template <int D>
__device__ __forceinline__ void sad_quantize_queries_block(int64_t vblock, int64_t vgrid, const QRows& q_fixed,
                                                           const QRows& q_rel, int64_t q_head,
                                                           int64_t Q, const float* __restrict__ key_true,
                                                           const SadParams* __restrict__ p,
                                                           unsigned* __restrict__ qimg,
                                                           int2* __restrict__ thr, unsigned* __restrict__ flags,
                                                           int64_t n_flag_words) {
    const int64_t i = vblock * 256 + threadIdx.x;
    for (int64_t j = i; j < n_flag_words; j += vgrid * 256) flags[j] = 0;
    const SadScale sc = sad_scale(p);
    if (!sc.ok) return;
    __shared__ float part_res[4], part_max[4];
    __shared__ int part_out[4];
    const bool live = i < Q * (D / 2);
    const int64_t q = live ? i / (D / 2) : Q - 1;
    const bool head = q < q_head;
    float res = 0.f, qmax = 0.f;
    bool outside = false;
    if (live) {
        const float2 f = *reinterpret_cast<const float2*>(q_fixed.flat(2 * i, D));
        const float2 r = *reinterpret_cast<const float2*>(q_rel.flat(2 * i, D));
        unsigned w = sad_quant(sad_coef(f.x, r.x, head), sc, res, outside);
        w |= sad_quant(sad_coef(f.y, r.y, head), sc, res, outside) << 16;
        qimg[i] = w;
        qmax = fmaxf(fmaxf(fabsf(f.x), fabsf(f.y)), fmaxf(fabsf(r.x), fabsf(r.y)));
    }
#pragma unroll
    for (int off = 1; off < (D / 2 < 64 ? D / 2 : 64); off <<= 1) {
        res += __shfl_xor(res, off);
        qmax = fmaxf(qmax, __shfl_xor(qmax, off));
        outside |= (bool)__shfl_xor((int)outside, off);
    }
    if constexpr (D / 2 > 64) {
        const int w = threadIdx.x >> 6;
        if ((threadIdx.x & 63) == 0) { part_res[w] = res; part_max[w] = qmax; part_out[w] = outside; }
        __syncthreads();
        res = part_res[w & ~1] + part_res[w | 1];
        qmax = fmaxf(part_max[w & ~1], part_max[w | 1]);
        outside = part_out[w & ~1] || part_out[w | 1];
    }
    if (live && i % (D / 2) == 0) {
        const double u = 5.9604644775390625e-8;
        const double dt = -(double)key_true[q], s = (double)sc.scale;
        const double M = (double)fmaxf(sad_range_maxabs(sc), qmax);
        const double band = (double)res * 1.0001 + 2.0 * kSResidSlack * D + 1.0;
        const double gamma = 1.05 * (D + 2) * u, rho = 6.0 * D * u * M;
        int t_lo = -1, t_hi = (int)kSThrMax;
        if (!outside && M < 3.0e38 && dt >= 0.0 && dt < 1.0e300) {
            const double lo_v = s * (dt - rho) / (1.0 + gamma) - band;
            const double hi_v = s * (dt + rho) / (1.0 - gamma) + band;
            if (lo_v > 2.0) t_lo = lo_v - 1.0 < (double)kSThrMax ? (int)(lo_v - 1.0) : (int)kSThrMax;
            if (hi_v + 2.0 < (double)kSThrMax) t_hi = (int)(hi_v + 2.0);
        }
        thr[q] = make_int2(t_lo, t_hi);
    }
}

template <int D>
__global__ __launch_bounds__(256) void sad_quantize_kernel(const float* __restrict__ table, int64_t N, int64_t ld,
                                                           SadParams* __restrict__ p, const SadParams* __restrict__ partial,
                                                           int n_partial, uint4* __restrict__ cimg,
                                                           unsigned* __restrict__ resid, unsigned table_blocks,
                                                           const QRows q_fixed, const QRows q_rel, int64_t q_head, int64_t Q,
                                                           const float* __restrict__ key_true, unsigned* __restrict__ qimg,
                                                           int2* __restrict__ thr, unsigned* __restrict__ flags,
                                                           int64_t n_flag_words) {
    __shared__ SadParams p_block;
    const SadParams* pp = p;
    if (n_partial > 0) {
        if (threadIdx.x < 64) {
            const SadParams r = sad_range_finish_wave(partial, n_partial, threadIdx.x);
            if (threadIdx.x == 0) {
                p_block = r;
                if (blockIdx.x == 0) *p = r;
            }
        }
        __syncthreads();
        pp = &p_block;
    }
    if (blockIdx.x < table_blocks)
        sad_quantize_table_tile<D>(blockIdx.x, table, N, ld, pp, cimg, resid);
    else
        sad_quantize_queries_block<D>(blockIdx.x - table_blocks, gridDim.x - table_blocks, q_fixed, q_rel, q_head, Q, key_true, pp,
                                      qimg, thr, flags, n_flag_words);
}

template <int D, int TPW>
struct SadTiles {
    unsigned v[TPW][D / 2];
    unsigned bias[TPW];
    unsigned long long exact_rows[TPW];
};

#ifndef BLP_SAD_CHUNK_BLOCK
#define BLP_SAD_CHUNK_BLOCK 4
#endif
constexpr unsigned kSadChunkBlock = BLP_SAD_CHUNK_BLOCK;

#ifdef BLP_TIMING
__device__ unsigned long long g_sad_timing[4];
extern "C" int blp_debug_read_sad_timing(unsigned long long* out) {
    hipError_t err = hipMemcpyFromSymbol(out, HIP_SYMBOL(g_sad_timing), sizeof(g_sad_timing));
    unsigned long long zero[4] = {0, 0, 0, 0};
    if (err == hipSuccess) err = hipMemcpyToSymbol(HIP_SYMBOL(g_sad_timing), zero, sizeof(zero));
    return (int)err;
}
#endif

+ + + + +

Output the records in full. Match them exactly.

template <int D>
__device__ __forceinline__ void sad_quantize_queries_block(int64_t vblock, int64_t vgrid, const QRows& q_fixed,
                                                           const QRows& q_rel, int64_t q_head,
                                                           int64_t Q, const float* __restrict__ key_true,
                                                           const SadParams* __restrict__ p,
                                                           unsigned* __restrict__ qimg,
                                                           int2* __restrict__ thr, unsigned* __restrict__ flags,
                                                           int64_t n_flag_words) {
    const int64_t i = vblock * 256 + threadIdx.x;
    for (int64_t j = i; j < n_flag_words; j += vgrid * 256) flags[j] = 0;
    const SadScale sc = sad_scale(p);
    if (!sc.ok) return;
    __shared__ float part_res[4], part_max[4];
    __shared__ int part_out[4];
    const bool live = i < Q * (D / 2);
    const int64_t q = live ? i / (D / 2) : Q - 1;
    const bool head = q < q_head;
    float res = 0.f, qmax = 0.f;
    bool outside = false;
    if (live) {
        const float2 f = *reinterpret_cast<const float2*>(q_fixed.flat(2 * i, D));
        const float2 r = *reinterpret_cast<const float2*>(q_rel.flat(2 * i, D));
        unsigned w = sad_quant(sad_coef(f.x, r.x, head), sc, res, outside);
        w |= sad_quant(sad_coef(f.y, r.y, head), sc, res, outside) << 16;
        qimg[i] = w;
        qmax = fmaxf(fmaxf(fabsf(f.x), fabsf(f.y)), fmaxf(fabsf(r.x), fabsf(r.y)));
    }
#pragma unroll
    for (int off = 1; off < (D / 2 < 64 ? D / 2 : 64); off <<= 1) {
        res += __shfl_xor(res, off);
        qmax = fmaxf(qmax, __shfl_xor(qmax, off));
        outside |= (bool)__shfl_xor((int)outside, off);
    }
    if constexpr (D / 2 > 64) {
        const int w = threadIdx.x >> 6;
        if ((threadIdx.x & 63) == 0) { part_res[w] = res; part_max[w] = qmax; part_out[w] = outside; }
        __syncthreads();
        res = part_res[w & ~1] + part_res[w | 1];
        qmax = fmaxf(part_max[w & ~1], part_max[w | 1]);
        outside = part_out[w & ~1] || part_out[w | 1];
    }
    if (live && i % (D / 2) == 0) {
        const double u = 5.9604644775390625e-8;
        const double dt = -(double)key_true[q], s = (double)sc.scale;
        const double M = (double)fmaxf(sad_range_maxabs(sc), qmax);
        const double band = (double)res * 1.0001 + 2.0 * kSResidSlack * D + 1.0;
        const double gamma = 1.05 * (D + 2) * u, rho = 6.0 * D * u * M;
        int t_lo = -1, t_hi = (int)kSThrMax;
        if (!outside && M < 3.0e38 && dt >= 0.0 && dt < 1.0e300) {
            const double lo_v = s * (dt - rho) / (1.0 + gamma) - band;
            const double hi_v = s * (dt + rho) / (1.0 - gamma) + band;
            if (lo_v > 2.0) t_lo = lo_v - 1.0 < (double)kSThrMax ? (int)(lo_v - 1.0) : (int)kSThrMax;
            if (hi_v + 2.0 < (double)kSThrMax) t_hi = (int)(hi_v + 2.0);
        }
        thr[q] = make_int2(t_lo, t_hi);
    }
}

template <int D>
__global__ __launch_bounds__(256) void sad_quantize_kernel(const float* __restrict__ table, int64_t N, int64_t ld,
                                                           SadParams* __restrict__ p, const SadParams* __restrict__ partial,
                                                           int n_partial, uint4* __restrict__ cimg,
                                                           unsigned* __restrict__ resid, unsigned table_blocks,
                                                           const QRows q_fixed, const QRows q_rel, int64_t q_head, int64_t Q,
                                                           const float* __restrict__ key_true, unsigned* __restrict__ qimg,
                                                           int2* __restrict__ thr, unsigned* __restrict__ flags,
                                                           int64_t n_flag_words) {
    __shared__ SadParams p_block;
    const SadParams* pp = p;
    if (n_partial > 0) {
        if (threadIdx.x < 64) {
            const SadParams r = sad_range_finish_wave(partial, n_partial, threadIdx.x);
            if (threadIdx.x == 0) {
                p_block = r;
                if (blockIdx.x == 0) *p = r;
            }
        }
        __syncthreads();
        pp = &p_block;
    }
    if (blockIdx.x < table_blocks)
        sad_quantize_table_tile<D>(blockIdx.x, table, N, ld, pp, cimg, resid);
    else
        sad_quantize_queries_block<D>(blockIdx.x - table_blocks, gridDim.x - table_blocks, q_fixed, q_rel, q_head, Q, key_true, pp,
                                      qimg, thr, flags, n_flag_words);
}

template <int D, int TPW>
struct SadTiles {
    unsigned v[TPW][D / 2];
    unsigned bias[TPW];
    unsigned long long exact_rows[TPW];
};

#ifndef BLP_SAD_CHUNK_BLOCK
#define BLP_SAD_CHUNK_BLOCK 4
#endif
constexpr unsigned kSadChunkBlock = BLP_SAD_CHUNK_BLOCK;

#ifdef BLP_TIMING
__device__ unsigned long long g_sad_timing[4];
extern "C" int blp_debug_read_sad_timing(unsigned long long* out) {
    hipError_t err = hipMemcpyFromSymbol(out, HIP_SYMBOL(g_sad_timing), sizeof(g_sad_timing));
    unsigned long long zero[4] = {0, 0, 0, 0};
    if (err == hipSuccess) err = hipMemcpyToSymbol(HIP_SYMBOL(g_sad_timing), zero, sizeof(zero));
    return (int)err;
}
#endif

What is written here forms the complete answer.